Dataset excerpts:
<<<<

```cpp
template <typename T>
__global__ __launch_bounds__(256) void embed_gather_kernel(const int64_t* __restrict__ ids, const float* __restrict__ table,
                                                           T* __restrict__ out, int64_t ld, int rows, int D, int vocab) {
  const int r = blockIdx.x;
  int64_t id = ids[r];
  id = id < 0 ? 0 : (id >= vocab ? vocab - 1 : id);
  const float* src = table + id * D;
  T* dst = out + (int64_t)r * ld;
  for (int c = threadIdx.x * 4; c < D; c += 1024) {
    const f32x4 v = *(const f32x4*)(src + c);
    dst[c] = from_f<T>(v[0]); dst[c + 1] = from_f<T>(v[1]); dst[c + 2] = from_f<T>(v[2]); dst[c + 3] = from_f<T>(v[3]);
// ... 143 lines not shown
```

tango_amd/csrc/engine.h:

```cpp
#pragma once
#include <array>
#include <functional>
#include <map>
#include <memory>
#include <string>
#include <unordered_map>
#include <vector>

#include "../../include/tango_engine.h"
#include "common.h"

namespace tango {

using Op = std::function<int(hipStream_t)>;

struct Program {
  std::vector<Op> ops;
  std::vector<std::string> labels;
  std::vector<double> flops;
  int run(hipStream_t s) const {
    for (const auto& o : ops) TANGO_TRY(o(s));
    return 0;
  }
  int run_profiled(hipStream_t s, std::string& report) const;
};

struct Arena {
  char* base = nullptr;
  size_t off = 0, peak = 0;
  void* alloc(size_t bytes) {
    off = (off + 255) & ~(size_t)255;
    void* p = base ? (void*)(base + off) : (void*)(uintptr_t)(0x1000 + off);
    off += bytes;
    if (off > peak) peak = off;
    return p;
  }
  size_t mark() const { return off; }
  void release(size_t m) { off = m; }
};

struct TView {
  void* p = nullptr;
  int64_t ld = 0;
  int C = 0;
};

struct WMat {
  void* W = nullptr;
  float* b = nullptr;
  int N = 0, K = 0, Cin = 0, taps = 1;
  int64_t Kp = 0;
  bool im2col = false;
  void* Wln = nullptr;
  float* bln = nullptr;
  float* wsum = nullptr;
};
struct WNorm {
  float* g = nullptr;
  float* b = nullptr;
  int C = 0;
  float eps = 1e-5f;
};
struct WLinF32 {
  float* W = nullptr;
  float* b = nullptr;
  int N = 0, K = 0;
};

struct ResW {
  int cin = 0, cout = 0;
  WNorm n1, n2;
  WMat c1, c2, sc;
  bool has_sc = false;
  bool has_temb = false;
  WLinF32 temb;
  float* temb_table = nullptr;
};
struct XfW {
  int C = 0, heads = 0;
  int cond = 0;
  WNorm gn, ln1, ln2, ln3;
  WMat proj_in, qkv, o1, q2, kv2, o2, ff1, ff2, proj_out;
  void* q2p = nullptr;
  float* bq2p = nullptr;
  float* wsum2p = nullptr;
};
struct VaeAttnW {
  WNorm gn;
  WMat qk, v, proj;
};
struct ConvTW {
  int cin = 0, cout = 0, k = 0, u = 0, pad = 0;
  std::vector<WMat> phase;
  float* b = nullptr;
};
struct VocResW {
  int ch = 0, k = 0;
  std::vector<int> dil;
  std::vector<WMat> c1, c2;
};

struct Slot {
  std::string name;
  std::vector<int64_t> shape;
  bool set = false;
  std::function<int(const float*, hipStream_t)> pack;
};

struct PlanMeta {
  size_t bytes = 0;
  uint64_t stamp = 0;
};
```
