constexpr int kWalkMaxNear = 8;
constexpr int kWalkHalo = 16;
struct WalkPlan {
  int valid = 0;
  int nn = 0, K = 0, z0 = 0;
  int S = 0;
  int xl = 0;
  int64_t glong = 0;
  int64_t glong1 = 0;
  int fd = 0;
  int64_t g = 0;
  int near[kWalkMaxNear] = {0};
  int64_t R0 = 0, R1 = 0, W0 = 0;
  int64_t U0 = 0;
  int ustride = 0;
  int32_t* edge_map = nullptr;
  int64_t n_edge = 0;
};

struct ColBlockPlan {
  int valid = 0;
  int log2w = 17;
  int P = 0;
  int rpt = 2;
  int max_seg = 0;
  int64_t ntiles = 0, nnz = 0;
  int32_t* segptr = nullptr;
  uint16_t* rowoff = nullptr;
  uint32_t* cols = nullptr;
  int64_t* map = nullptr;
  double2* vals = nullptr;
  double* vals_r = nullptr;
  int use_real = 0;
};
struct CodedVals {
// ... 6 lines not shown
  double* tab_r = nullptr;
  int use_real = 0;
};
constexpr int kCbMaxTilesPerWave = 8;
constexpr int kCbMaxSeg = 1024;

struct ChebyEpi {
  const double2* xloc;
  const double2* v0;
  double2* vout;
  const double2* acc_in;
  double2* acc_out;
  double2 c;
  double beta, a_prev, a;
  double2 phase;
  int apply_phase;
  double* check_partials;
  const int32_t* mirror = nullptr;
  double2* slab = nullptr;
  int acc_skip = 0;
  int n_defer = 0;
  double a_d1 = 0.0;
  double a_d2 = 0.0;
};

struct SyncArgs {
  unsigned* signal = nullptr;
  const unsigned* wait = nullptr;
  unsigned wait_target = 0;
  unsigned wait_from_wg = 0;
  unsigned* timeout_flag = nullptr;
  unsigned spin_limit = 1u << 28;
};

struct RowSet {
  const int32_t* block_map = nullptr;
  int64_t nmap = 0;
  bool count = true;
  SyncArgs sync;
  const struct WalkPlan* walk = nullptr;
  int reserve_cu = 0;
};

struct PlainEpi {
  double2* y;
  double2 alpha, beta;
  int beta_zero;
  const double2* norm_part = nullptr;
  const double2* xloc = nullptr;
  double2* qn_out = nullptr;
  double2* hess_slot = nullptr;
  double* norm_slot = nullptr;
  double dt = 1.0, norm_min = 0.0;
  unsigned* flag = nullptr;
  unsigned flag_value = 0;
};

struct Stats {
  uint64_t n_matvec = 0, n_cheby_steps = 0, n_newton_steps = 0, n_restarts = 0, n_launch = 0, n_graph_launch = 0;
  double spmv_bytes = 0;
};

int launch_spmv_cheby(hipStream_t s, const DevMatrix& A, const double2* x, const ChebyEpi& e, Stats* st,
                      const RowSet* rs = nullptr);
int launch_spmv_plain(hipStream_t s, const DevMatrix& A, const double2* x, const PlainEpi& e, Stats* st);
int launch_arnoldi_matvec_dots(hipStream_t s, const DevMatrix& A, const double2* x, const PlainEpi& e, const double2* Q,
                               int64_t ldq, int j, double2* partials, bool* launched, Stats* st);
bool arnoldi_onepass_fits(const DevMatrix& A, int m, int nvec);
int op_part_slots(int nvec);
int launch_arnoldi_onepass_sweep(hipStream_t s, const DevMatrix& A, const double2* start, double s0, double2* Q, int64_t ldq,
                                 double2* const a_buf[2], int m, int nvec, double2* const part[2], double2* gram, double2* hhat,
                                 double* svals, double* nu_dev, double dt, double2* hess_map, double* norms_map, double* nu_map,
                                 unsigned* flags_map, unsigned flag_value, Stats* st);
inline bool walk_shape_supported(int nn, int K, int z0, int xl = 0, int fd = 0) {
  if (fd) return fd == 1 && (xl == 0 || xl == 1) && K == 1 && nn >= 1 && nn <= 2 && (z0 == 0 || z0 == 1);
  if (xl) return (xl == 1 || xl == 2) && nn >= 1 && nn <= 2 && (K == 1 || K == 2) && (z0 == 0 || z0 == 1);
  return nn >= 1 && nn <= 4 && K >= 1 && K <= 4 && (z0 == 0 || z0 == 1);
}
inline bool walk2_shape_supported(int nn, int K, int z0) {
  return (z0 == 0 || z0 == 1) && nn >= 1 && nn <= 4 && K >= 1 && K <= 4;
}
int launch_hrb_walk2_cheby(hipStream_t s, const DevMatrix& A, const WalkPlan& P2, const double2* x, const ChebyEpi& e1,
                           const ChebyEpi& e2, const Tuning& tun, bool* launched);
int launch_hrb_walk_cheby(hipStream_t s, const DevMatrix& A, const double2* x, const ChebyEpi& e, const Tuning& tun,
                          bool* launched, const RowSet* rs = nullptr);
int launch_dense_gemv_cheby(hipStream_t s, const DevMatrix& A, const double2* x, const ChebyEpi& e, Stats* st);
int launch_dense_gemv_plain(hipStream_t s, const DevMatrix& A, const double2* x, const PlainEpi& e, Stats* st);
int launch_dense_zgemm_cheby(hipStream_t s, const DevMatrix& A, const double2* X, int batch, const ChebyEpi& e, Stats* st);
int launch_rbcsr_coded_cheby(hipStream_t s, const DevMatrix& A, const double2* x, const ChebyEpi& e, int64_t nblk,
                             const int32_t* bmap, const SyncArgs& sy, bool wide);
int launch_rbcsr_coded_plain(hipStream_t s, const DevMatrix& A, const double2* x, const PlainEpi& e, int64_t nblk,
                             const int32_t* bmap, const SyncArgs& sy);
int launch_colblock_cheby(hipStream_t s, const DevMatrix& A, const double2* x, const ChebyEpi& e, const Tuning& tun, bool* launched);
int launch_colblock_plain(hipStream_t s, const DevMatrix& A, const double2* x, const PlainEpi& e, const Tuning& tun, bool* launched);
int launch_colblock_gather(hipStream_t s, const ColBlockPlan& P, const double2* src, Stats* st);
int spmv_grid_size(const DevMatrix& A);
inline int dense_gemv_rows_per_wave(int64_t nrows) { return nrows >= 16384 ? 4 : 1; }
inline int dense_gemv_grid(int64_t nrows) {
  const int64_t per_wg = (int64_t)(kThreads / 64) * dense_gemv_rows_per_wave(nrows);
  return (int)((nrows + per_wg - 1) / per_wg);
}
constexpr int kDenseMinDensityPct = 75;
constexpr int kCbWavesPerCu = 16;
constexpr int kCbMinLog2N = 20;
constexpr int kWalkReserveCu = 8;
constexpr int kWalkEdgeSteps = 4;

struct Tuning {
  int rbcsr_variant = 15;
  int arnoldi_mode = 1;
  int arnoldi_onepass = 1;
  int sparse_controls = 1;
  int lattice_fill = 1;
  int arnoldi_fuse_dots = 1;
  int split_spin_log2 = 28;
  int split_dbg = 0;
  int split_mode = 2;
  int liouville_tile32_min_n = 260;
  int liouville_tile32_n = 2048;
  int liouville_fused_n = 320;
  int real_vals = 1;
  int block_map = 1;
  int stencil = 1;
  int acc_defer = 1;
  int cheby_graph = 0;
  int roctx = 0;
  int dense_auto = 1;
  int dense_panel_mfma = 1;
  int colblock = 1;
  int cb_log2w = 0;
  int small_nnz = 8192;
  int newton_pipeline = 1;
  int spmm_rows = 1;
  int spmm_rw = -1;
  int spmm_strip = 0;
  int hrb_walk = 1;
  int walk_waves = 0;
  int walk_pair = -1;
  int value_dict = 1;
  int walk_nt = -1;
  int walk_dbg = 0;
  int walk_min_blocks = 3072;
  int spmm_nt = 1;
};
int device_cu_count();
int* tuning_field(Tuning& t, const char* key);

>>>>

Whenever a line in the data holds "vector", copy that line.

#include <vector>
  std::vector<Op> ops;
  std::vector<std::string> labels;
  std::vector<double> flops;
  std::vector<WMat> phase;
  std::vector<int> dil;
  std::vector<WMat> c1, c2;
  std::vector<int64_t> shape;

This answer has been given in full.